_WHAT IS EXPECTED_
Locate each line with the string "false" in the listing below and copy it.
____ SOURCE DATA
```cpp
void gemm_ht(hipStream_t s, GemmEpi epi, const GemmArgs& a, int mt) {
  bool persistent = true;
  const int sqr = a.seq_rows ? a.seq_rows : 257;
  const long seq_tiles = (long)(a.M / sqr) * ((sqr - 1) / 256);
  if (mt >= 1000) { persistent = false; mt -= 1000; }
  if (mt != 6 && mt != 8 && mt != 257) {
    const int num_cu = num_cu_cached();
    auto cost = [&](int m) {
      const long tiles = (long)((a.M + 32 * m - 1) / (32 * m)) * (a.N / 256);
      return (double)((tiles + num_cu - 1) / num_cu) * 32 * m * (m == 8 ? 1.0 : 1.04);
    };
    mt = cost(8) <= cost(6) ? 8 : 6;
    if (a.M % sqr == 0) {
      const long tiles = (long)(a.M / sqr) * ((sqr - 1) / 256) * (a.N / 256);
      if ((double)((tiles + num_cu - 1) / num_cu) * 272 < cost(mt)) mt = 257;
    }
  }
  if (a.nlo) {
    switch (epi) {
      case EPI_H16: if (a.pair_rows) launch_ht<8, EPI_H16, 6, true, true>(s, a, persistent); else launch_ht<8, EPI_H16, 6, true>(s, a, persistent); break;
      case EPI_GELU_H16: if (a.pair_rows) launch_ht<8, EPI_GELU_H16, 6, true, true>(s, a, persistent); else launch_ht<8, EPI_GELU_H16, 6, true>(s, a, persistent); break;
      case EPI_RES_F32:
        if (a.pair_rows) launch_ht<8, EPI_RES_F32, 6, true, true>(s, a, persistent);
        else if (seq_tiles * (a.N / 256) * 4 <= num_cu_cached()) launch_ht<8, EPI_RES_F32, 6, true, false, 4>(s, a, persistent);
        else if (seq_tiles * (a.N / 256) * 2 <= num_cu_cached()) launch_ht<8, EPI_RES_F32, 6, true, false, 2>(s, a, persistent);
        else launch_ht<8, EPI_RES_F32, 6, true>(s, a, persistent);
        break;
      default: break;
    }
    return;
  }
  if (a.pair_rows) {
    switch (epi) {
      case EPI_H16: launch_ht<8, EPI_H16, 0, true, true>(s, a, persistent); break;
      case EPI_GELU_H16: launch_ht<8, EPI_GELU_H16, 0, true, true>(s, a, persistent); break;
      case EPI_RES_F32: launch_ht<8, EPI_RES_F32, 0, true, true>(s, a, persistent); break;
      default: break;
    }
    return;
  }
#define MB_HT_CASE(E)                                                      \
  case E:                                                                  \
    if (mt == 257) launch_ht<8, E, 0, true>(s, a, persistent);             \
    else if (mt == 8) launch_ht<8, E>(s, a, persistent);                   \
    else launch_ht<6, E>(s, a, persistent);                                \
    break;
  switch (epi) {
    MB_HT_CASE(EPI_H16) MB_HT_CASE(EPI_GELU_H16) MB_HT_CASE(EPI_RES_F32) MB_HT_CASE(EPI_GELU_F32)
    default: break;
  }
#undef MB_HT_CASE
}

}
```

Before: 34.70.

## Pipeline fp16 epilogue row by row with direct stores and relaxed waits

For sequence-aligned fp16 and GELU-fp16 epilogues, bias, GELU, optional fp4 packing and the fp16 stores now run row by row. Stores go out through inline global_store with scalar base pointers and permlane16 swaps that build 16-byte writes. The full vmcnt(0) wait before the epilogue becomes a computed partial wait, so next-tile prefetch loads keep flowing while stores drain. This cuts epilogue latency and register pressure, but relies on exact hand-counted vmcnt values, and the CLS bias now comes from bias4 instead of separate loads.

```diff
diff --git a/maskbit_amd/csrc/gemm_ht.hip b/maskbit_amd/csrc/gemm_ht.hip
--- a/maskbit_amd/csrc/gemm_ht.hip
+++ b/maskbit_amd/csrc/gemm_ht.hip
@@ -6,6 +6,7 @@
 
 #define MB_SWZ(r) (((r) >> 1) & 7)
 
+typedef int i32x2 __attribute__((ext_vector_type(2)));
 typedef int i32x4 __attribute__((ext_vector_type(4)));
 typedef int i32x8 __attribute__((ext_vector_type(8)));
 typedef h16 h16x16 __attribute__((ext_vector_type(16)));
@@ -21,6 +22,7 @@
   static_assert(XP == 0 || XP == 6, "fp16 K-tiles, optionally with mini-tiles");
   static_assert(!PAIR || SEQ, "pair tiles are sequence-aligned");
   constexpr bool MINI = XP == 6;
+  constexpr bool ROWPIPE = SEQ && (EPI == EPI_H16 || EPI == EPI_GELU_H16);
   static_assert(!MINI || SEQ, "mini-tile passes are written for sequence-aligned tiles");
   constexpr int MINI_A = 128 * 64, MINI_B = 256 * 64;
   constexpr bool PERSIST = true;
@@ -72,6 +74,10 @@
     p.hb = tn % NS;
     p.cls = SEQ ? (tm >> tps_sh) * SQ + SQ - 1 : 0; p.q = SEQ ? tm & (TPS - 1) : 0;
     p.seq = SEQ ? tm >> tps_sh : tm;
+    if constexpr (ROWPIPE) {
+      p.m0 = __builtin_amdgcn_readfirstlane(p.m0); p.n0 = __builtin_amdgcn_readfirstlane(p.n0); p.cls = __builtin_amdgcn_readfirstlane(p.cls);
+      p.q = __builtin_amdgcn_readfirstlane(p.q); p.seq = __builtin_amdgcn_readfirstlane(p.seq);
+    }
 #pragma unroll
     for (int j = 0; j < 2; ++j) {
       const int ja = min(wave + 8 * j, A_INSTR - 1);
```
________
_REPLY_
  if (mt >= 1000) { persistent = false; mt -= 1000; }
        else if (seq_tiles * (a.N / 256) * 4 <= num_cu_cached()) launch_ht<8, EPI_RES_F32, 6, true, false, 4>(s, a, persistent);
        else if (seq_tiles * (a.N / 256) * 2 <= num_cu_cached()) launch_ht<8, EPI_RES_F32, 6, true, false, 2>(s, a, persistent);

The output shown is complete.